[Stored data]
==========
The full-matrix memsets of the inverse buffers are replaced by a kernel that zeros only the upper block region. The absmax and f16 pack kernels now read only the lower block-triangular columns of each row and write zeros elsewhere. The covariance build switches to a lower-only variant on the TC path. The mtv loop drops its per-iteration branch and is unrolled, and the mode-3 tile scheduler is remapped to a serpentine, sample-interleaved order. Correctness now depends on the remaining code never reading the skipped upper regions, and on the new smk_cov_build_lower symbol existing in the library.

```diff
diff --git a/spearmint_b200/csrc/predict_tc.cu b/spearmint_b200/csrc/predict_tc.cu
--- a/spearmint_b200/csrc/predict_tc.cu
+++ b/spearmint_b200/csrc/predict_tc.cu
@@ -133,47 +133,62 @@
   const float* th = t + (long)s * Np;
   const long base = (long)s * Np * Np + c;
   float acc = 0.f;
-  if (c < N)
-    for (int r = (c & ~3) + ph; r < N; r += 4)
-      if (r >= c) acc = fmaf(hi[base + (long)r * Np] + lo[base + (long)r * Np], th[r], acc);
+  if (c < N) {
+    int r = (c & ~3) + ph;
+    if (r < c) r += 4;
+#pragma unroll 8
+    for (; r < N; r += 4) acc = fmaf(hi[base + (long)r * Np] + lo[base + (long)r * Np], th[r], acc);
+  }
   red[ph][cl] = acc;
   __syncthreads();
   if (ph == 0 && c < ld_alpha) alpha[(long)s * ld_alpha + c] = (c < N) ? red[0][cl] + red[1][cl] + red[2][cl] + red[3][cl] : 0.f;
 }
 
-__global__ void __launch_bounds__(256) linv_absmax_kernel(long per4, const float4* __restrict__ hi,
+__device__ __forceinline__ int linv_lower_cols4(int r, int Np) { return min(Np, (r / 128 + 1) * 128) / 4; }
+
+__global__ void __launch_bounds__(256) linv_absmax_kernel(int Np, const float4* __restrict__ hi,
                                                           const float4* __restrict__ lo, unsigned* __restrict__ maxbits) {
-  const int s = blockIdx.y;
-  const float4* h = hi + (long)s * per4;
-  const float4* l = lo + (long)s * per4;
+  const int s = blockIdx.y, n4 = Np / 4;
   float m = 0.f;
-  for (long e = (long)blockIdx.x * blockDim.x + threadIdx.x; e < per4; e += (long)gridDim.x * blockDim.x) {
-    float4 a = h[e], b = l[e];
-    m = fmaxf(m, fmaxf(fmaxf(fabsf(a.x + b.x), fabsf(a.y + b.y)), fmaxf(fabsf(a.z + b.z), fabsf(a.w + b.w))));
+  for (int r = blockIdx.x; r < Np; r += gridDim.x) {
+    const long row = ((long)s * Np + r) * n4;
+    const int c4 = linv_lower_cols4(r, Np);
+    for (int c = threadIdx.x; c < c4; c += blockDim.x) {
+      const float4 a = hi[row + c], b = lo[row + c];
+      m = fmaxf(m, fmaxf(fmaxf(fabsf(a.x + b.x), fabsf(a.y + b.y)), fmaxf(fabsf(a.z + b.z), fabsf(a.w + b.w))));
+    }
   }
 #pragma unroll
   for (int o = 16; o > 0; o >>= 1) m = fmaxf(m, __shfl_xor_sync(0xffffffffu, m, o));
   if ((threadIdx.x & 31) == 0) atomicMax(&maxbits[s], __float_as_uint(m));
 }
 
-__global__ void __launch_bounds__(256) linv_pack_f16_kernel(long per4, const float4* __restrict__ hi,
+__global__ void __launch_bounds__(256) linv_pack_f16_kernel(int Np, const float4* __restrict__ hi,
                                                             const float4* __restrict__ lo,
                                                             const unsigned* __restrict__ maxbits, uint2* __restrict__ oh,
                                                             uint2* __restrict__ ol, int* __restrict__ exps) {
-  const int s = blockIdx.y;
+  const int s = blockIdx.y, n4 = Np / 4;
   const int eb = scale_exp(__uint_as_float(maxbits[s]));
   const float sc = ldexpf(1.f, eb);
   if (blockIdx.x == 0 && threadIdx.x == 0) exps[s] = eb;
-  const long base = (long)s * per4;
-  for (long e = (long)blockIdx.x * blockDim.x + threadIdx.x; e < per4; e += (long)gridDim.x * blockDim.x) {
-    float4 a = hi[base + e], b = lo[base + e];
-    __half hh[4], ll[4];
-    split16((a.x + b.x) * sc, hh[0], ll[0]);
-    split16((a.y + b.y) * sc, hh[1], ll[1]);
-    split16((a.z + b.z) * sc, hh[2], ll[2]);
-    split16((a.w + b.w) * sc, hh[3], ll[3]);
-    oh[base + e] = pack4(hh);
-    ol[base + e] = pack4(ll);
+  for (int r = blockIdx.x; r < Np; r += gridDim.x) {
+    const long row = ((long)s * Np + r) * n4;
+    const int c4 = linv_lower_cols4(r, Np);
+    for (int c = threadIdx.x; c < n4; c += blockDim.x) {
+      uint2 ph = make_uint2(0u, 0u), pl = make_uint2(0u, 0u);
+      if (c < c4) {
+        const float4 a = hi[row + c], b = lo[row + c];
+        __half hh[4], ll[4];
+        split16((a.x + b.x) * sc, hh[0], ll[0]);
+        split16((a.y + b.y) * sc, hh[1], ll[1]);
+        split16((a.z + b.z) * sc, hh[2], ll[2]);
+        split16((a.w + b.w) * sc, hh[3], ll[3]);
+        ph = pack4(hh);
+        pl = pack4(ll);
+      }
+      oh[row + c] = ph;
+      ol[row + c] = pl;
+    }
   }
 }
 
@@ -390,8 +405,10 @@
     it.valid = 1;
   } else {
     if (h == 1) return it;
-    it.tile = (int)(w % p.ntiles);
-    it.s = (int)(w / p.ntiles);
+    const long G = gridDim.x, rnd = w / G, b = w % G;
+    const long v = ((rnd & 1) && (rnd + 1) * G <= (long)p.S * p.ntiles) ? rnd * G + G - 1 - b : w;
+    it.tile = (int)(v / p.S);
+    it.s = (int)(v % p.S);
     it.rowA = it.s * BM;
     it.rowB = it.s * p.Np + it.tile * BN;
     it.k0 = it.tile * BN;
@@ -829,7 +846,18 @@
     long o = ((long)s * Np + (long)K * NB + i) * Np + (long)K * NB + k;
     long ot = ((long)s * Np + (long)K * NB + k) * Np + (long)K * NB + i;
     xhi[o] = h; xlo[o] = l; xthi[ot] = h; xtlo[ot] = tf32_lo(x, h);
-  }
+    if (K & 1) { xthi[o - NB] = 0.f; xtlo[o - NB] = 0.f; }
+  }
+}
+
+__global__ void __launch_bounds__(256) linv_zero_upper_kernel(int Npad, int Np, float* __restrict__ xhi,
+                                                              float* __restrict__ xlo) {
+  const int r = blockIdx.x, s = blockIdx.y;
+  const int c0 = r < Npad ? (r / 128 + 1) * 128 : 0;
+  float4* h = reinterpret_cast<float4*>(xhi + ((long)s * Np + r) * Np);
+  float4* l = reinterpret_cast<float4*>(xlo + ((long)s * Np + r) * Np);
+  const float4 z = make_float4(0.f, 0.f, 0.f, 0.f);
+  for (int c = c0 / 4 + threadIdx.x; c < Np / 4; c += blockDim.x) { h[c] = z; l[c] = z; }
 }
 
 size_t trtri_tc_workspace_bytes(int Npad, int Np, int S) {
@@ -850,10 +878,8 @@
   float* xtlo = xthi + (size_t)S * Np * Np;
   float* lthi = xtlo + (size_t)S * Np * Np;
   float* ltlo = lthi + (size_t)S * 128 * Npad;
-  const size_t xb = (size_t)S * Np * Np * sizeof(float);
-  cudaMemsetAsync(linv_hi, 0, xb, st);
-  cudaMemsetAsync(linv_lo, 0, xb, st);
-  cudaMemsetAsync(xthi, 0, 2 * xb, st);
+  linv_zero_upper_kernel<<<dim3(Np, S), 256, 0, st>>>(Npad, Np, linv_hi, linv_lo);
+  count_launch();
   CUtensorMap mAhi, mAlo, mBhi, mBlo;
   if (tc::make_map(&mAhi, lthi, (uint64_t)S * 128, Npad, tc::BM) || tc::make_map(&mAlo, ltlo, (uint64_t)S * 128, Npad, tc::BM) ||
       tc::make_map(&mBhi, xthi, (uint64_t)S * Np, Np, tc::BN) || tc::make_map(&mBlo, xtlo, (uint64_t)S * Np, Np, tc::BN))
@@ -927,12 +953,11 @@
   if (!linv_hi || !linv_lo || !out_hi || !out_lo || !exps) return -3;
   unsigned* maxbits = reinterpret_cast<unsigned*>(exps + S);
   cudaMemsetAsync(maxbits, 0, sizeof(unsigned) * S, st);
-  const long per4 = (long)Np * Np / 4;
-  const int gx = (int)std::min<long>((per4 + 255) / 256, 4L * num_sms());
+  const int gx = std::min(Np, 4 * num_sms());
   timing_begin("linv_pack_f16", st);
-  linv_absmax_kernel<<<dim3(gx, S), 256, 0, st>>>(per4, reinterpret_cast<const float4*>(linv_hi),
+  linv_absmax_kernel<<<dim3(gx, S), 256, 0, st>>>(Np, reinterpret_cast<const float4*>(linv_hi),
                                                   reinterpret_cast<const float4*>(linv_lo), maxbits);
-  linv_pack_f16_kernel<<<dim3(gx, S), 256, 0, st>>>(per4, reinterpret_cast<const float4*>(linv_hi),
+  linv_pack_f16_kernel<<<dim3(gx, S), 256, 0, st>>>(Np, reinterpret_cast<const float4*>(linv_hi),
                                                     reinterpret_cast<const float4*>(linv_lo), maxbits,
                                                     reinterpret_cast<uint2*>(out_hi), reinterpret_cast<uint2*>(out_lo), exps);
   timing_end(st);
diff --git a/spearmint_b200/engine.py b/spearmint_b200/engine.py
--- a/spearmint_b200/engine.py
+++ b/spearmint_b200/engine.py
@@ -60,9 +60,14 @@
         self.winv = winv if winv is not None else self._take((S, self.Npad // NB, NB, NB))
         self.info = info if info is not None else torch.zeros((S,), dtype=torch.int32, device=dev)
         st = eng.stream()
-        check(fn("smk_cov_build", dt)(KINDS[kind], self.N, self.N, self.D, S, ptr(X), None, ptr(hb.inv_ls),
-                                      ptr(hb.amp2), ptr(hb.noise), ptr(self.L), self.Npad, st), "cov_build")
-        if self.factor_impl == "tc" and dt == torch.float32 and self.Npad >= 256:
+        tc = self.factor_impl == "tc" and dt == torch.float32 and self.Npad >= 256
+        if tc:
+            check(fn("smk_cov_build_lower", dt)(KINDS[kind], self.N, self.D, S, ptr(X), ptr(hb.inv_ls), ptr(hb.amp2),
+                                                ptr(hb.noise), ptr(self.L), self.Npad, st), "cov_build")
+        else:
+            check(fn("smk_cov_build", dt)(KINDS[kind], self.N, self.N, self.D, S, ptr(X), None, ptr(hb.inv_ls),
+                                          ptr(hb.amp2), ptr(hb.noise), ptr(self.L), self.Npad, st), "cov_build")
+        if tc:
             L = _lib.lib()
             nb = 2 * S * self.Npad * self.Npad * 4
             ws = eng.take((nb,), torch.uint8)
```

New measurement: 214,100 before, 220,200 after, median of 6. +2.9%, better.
==========
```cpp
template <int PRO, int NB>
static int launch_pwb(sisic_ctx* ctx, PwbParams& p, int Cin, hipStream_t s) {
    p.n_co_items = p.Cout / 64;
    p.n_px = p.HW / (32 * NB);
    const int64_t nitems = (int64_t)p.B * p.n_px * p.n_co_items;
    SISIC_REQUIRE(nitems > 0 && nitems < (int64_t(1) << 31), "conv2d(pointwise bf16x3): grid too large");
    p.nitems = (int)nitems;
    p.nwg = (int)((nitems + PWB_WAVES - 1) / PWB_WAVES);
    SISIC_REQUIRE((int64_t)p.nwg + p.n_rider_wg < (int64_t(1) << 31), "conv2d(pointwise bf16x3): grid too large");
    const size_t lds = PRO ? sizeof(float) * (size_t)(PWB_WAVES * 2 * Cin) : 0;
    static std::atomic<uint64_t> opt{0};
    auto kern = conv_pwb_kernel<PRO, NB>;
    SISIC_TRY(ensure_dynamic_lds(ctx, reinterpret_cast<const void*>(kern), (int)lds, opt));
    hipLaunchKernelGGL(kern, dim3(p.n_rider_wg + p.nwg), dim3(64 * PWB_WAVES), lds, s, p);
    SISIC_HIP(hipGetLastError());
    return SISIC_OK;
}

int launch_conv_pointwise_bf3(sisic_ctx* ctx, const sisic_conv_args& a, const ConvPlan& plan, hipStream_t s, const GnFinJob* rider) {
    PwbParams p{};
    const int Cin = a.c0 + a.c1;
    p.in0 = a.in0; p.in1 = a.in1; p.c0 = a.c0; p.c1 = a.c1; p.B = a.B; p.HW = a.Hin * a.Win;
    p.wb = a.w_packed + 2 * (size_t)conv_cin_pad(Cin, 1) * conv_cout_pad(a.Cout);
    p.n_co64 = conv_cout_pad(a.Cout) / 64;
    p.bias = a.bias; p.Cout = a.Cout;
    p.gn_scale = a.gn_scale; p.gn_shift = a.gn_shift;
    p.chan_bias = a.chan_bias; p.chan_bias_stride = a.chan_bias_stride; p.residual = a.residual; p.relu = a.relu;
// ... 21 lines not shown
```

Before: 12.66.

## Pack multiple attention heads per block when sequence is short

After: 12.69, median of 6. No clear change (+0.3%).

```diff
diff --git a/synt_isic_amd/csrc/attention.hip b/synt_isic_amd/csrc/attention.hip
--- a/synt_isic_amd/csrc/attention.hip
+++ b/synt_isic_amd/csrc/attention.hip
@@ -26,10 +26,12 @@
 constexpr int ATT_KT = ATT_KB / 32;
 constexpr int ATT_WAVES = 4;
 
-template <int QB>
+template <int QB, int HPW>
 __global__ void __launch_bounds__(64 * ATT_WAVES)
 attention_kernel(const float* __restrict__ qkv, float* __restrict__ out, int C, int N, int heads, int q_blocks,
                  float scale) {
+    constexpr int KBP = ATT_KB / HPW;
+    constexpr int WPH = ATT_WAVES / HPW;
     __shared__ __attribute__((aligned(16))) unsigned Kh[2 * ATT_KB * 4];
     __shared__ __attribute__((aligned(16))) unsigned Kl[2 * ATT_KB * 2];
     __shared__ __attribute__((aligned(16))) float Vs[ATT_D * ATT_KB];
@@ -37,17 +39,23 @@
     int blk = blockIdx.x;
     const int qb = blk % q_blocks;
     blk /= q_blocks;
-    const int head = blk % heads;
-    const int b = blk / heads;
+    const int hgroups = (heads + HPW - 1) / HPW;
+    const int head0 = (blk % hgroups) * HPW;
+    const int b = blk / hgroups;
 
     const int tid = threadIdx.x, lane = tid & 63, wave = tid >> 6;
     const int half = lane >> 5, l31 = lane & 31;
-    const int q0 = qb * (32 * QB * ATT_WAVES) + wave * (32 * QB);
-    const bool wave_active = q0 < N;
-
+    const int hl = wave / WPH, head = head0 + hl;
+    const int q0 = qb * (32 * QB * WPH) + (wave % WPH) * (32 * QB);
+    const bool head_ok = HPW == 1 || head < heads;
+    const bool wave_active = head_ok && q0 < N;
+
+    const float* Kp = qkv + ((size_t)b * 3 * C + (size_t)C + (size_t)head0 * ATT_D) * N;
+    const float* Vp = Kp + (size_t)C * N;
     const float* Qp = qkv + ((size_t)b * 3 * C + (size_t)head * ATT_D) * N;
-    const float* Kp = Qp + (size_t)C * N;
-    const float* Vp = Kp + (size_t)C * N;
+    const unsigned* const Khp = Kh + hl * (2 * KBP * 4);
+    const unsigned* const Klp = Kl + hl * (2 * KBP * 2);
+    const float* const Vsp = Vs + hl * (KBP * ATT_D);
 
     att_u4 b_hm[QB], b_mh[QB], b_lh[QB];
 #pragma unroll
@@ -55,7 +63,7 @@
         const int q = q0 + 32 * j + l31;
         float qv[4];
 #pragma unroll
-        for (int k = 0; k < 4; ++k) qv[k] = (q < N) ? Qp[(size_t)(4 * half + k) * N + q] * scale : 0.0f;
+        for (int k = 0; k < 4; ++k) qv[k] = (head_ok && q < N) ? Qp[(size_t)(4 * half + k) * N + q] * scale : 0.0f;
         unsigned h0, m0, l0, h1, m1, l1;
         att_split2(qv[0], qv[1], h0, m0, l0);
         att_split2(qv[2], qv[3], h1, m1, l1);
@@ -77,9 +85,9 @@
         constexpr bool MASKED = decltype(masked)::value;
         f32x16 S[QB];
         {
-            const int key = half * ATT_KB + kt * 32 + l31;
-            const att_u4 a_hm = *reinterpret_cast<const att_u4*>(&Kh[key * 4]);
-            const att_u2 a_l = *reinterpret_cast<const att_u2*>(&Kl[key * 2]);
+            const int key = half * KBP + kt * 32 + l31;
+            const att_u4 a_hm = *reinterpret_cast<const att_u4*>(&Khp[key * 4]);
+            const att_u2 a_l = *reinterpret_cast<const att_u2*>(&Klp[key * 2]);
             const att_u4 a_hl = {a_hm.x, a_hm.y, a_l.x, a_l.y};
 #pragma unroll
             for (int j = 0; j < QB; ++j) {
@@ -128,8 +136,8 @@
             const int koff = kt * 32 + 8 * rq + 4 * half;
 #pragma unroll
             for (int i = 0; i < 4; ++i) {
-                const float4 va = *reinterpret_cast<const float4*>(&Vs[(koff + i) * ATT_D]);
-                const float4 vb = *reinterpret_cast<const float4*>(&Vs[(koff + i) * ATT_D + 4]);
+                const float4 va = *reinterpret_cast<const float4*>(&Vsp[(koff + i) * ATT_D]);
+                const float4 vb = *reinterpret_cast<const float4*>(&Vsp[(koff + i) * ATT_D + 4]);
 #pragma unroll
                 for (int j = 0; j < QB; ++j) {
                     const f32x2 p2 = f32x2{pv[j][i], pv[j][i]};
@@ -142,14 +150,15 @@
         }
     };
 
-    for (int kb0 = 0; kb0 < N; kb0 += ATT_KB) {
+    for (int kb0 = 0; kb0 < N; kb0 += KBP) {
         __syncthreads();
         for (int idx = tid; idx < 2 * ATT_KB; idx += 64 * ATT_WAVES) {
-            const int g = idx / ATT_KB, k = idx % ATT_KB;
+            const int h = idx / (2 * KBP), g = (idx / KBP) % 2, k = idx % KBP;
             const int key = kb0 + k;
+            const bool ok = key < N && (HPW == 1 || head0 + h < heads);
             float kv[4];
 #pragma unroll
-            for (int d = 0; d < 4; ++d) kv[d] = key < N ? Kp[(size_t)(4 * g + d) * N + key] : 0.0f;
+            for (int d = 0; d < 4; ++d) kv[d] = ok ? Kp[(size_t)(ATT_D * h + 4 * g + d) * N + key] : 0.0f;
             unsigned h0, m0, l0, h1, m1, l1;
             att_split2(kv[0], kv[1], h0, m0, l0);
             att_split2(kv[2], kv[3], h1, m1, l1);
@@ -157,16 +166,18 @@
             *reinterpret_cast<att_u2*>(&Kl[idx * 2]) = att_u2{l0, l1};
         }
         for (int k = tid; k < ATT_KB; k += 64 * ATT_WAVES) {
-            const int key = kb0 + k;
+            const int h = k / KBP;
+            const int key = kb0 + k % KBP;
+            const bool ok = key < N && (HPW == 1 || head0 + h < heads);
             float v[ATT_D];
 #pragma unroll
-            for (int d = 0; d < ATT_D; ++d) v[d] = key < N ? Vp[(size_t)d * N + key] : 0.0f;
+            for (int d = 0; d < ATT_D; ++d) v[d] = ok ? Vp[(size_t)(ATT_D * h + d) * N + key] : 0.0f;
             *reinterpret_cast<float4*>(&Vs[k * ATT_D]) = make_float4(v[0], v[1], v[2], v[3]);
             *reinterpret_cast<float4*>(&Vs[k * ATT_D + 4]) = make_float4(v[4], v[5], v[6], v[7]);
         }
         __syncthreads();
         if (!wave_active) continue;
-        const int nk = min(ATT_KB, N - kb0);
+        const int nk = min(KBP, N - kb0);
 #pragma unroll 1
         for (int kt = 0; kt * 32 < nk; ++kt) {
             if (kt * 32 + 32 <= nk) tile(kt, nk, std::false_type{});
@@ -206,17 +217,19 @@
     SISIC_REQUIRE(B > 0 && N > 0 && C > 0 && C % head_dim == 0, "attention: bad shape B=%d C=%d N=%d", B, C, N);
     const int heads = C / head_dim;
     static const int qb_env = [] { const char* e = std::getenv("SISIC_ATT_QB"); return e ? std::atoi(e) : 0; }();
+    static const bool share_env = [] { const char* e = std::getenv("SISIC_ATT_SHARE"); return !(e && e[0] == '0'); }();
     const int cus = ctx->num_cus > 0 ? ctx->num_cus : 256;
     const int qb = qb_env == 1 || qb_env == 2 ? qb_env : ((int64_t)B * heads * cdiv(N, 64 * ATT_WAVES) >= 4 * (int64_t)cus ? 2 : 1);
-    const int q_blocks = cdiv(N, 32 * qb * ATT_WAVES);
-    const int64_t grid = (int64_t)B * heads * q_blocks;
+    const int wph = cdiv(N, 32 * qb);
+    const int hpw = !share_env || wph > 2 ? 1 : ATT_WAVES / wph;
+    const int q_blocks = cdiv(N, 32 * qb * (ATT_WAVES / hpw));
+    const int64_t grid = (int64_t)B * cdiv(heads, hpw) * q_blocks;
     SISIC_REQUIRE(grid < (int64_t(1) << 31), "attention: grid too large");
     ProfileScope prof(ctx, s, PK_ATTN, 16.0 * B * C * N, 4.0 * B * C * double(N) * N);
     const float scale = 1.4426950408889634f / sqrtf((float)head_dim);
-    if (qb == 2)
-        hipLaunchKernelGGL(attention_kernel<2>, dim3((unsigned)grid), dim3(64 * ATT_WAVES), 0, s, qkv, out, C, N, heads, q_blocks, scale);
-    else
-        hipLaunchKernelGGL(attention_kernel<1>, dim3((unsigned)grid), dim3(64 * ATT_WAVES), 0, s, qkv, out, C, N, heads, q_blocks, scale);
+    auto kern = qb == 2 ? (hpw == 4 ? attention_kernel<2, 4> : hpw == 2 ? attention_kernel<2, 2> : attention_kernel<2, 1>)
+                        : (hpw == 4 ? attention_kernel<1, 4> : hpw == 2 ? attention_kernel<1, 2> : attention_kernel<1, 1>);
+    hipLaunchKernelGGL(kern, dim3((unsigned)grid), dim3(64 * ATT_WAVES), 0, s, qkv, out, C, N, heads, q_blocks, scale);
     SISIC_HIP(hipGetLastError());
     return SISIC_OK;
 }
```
==========
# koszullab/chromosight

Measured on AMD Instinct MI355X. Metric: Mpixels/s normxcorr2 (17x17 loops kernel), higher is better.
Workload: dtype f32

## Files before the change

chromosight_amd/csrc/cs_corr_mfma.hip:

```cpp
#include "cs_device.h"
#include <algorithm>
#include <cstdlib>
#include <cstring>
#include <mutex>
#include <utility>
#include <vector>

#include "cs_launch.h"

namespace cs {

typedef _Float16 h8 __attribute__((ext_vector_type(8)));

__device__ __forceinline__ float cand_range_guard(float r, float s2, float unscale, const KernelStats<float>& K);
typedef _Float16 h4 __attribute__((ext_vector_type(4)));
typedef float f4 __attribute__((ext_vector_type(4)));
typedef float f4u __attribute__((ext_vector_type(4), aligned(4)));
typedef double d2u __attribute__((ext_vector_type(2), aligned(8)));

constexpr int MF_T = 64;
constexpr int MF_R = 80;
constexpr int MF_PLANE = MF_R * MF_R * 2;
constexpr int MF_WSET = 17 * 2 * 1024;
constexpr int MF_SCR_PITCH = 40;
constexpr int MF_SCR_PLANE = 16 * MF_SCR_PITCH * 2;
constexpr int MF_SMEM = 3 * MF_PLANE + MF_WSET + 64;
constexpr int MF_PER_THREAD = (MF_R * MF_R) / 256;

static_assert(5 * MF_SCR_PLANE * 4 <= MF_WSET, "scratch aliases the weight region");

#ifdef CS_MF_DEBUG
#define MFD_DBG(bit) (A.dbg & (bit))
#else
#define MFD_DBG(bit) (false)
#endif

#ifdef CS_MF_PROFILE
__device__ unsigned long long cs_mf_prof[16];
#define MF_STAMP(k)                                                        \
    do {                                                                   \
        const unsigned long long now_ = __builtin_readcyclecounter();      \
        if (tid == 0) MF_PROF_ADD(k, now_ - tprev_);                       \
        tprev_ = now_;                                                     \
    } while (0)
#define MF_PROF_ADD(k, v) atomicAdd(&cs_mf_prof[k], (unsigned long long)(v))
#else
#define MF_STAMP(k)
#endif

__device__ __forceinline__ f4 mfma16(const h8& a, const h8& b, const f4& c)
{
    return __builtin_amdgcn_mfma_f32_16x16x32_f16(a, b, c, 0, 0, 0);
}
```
==========
• _DESCRIPTION OF THE TASK_
Wherever a line in the records contains the word "cdiv", copy that line.

• _TASK SOLUTION_
     const int qb = qb_env == 1 || qb_env == 2 ? qb_env : ((int64_t)B * heads * cdiv(N, 64 * ATT_WAVES) >= 4 * (int64_t)cus ? 2 : 1);
-    const int q_blocks = cdiv(N, 32 * qb * ATT_WAVES);
+    const int wph = cdiv(N, 32 * qb);
+    const int q_blocks = cdiv(N, 32 * qb * (ATT_WAVES / hpw));
+    const int64_t grid = (int64_t)B * cdiv(heads, hpw) * q_blocks;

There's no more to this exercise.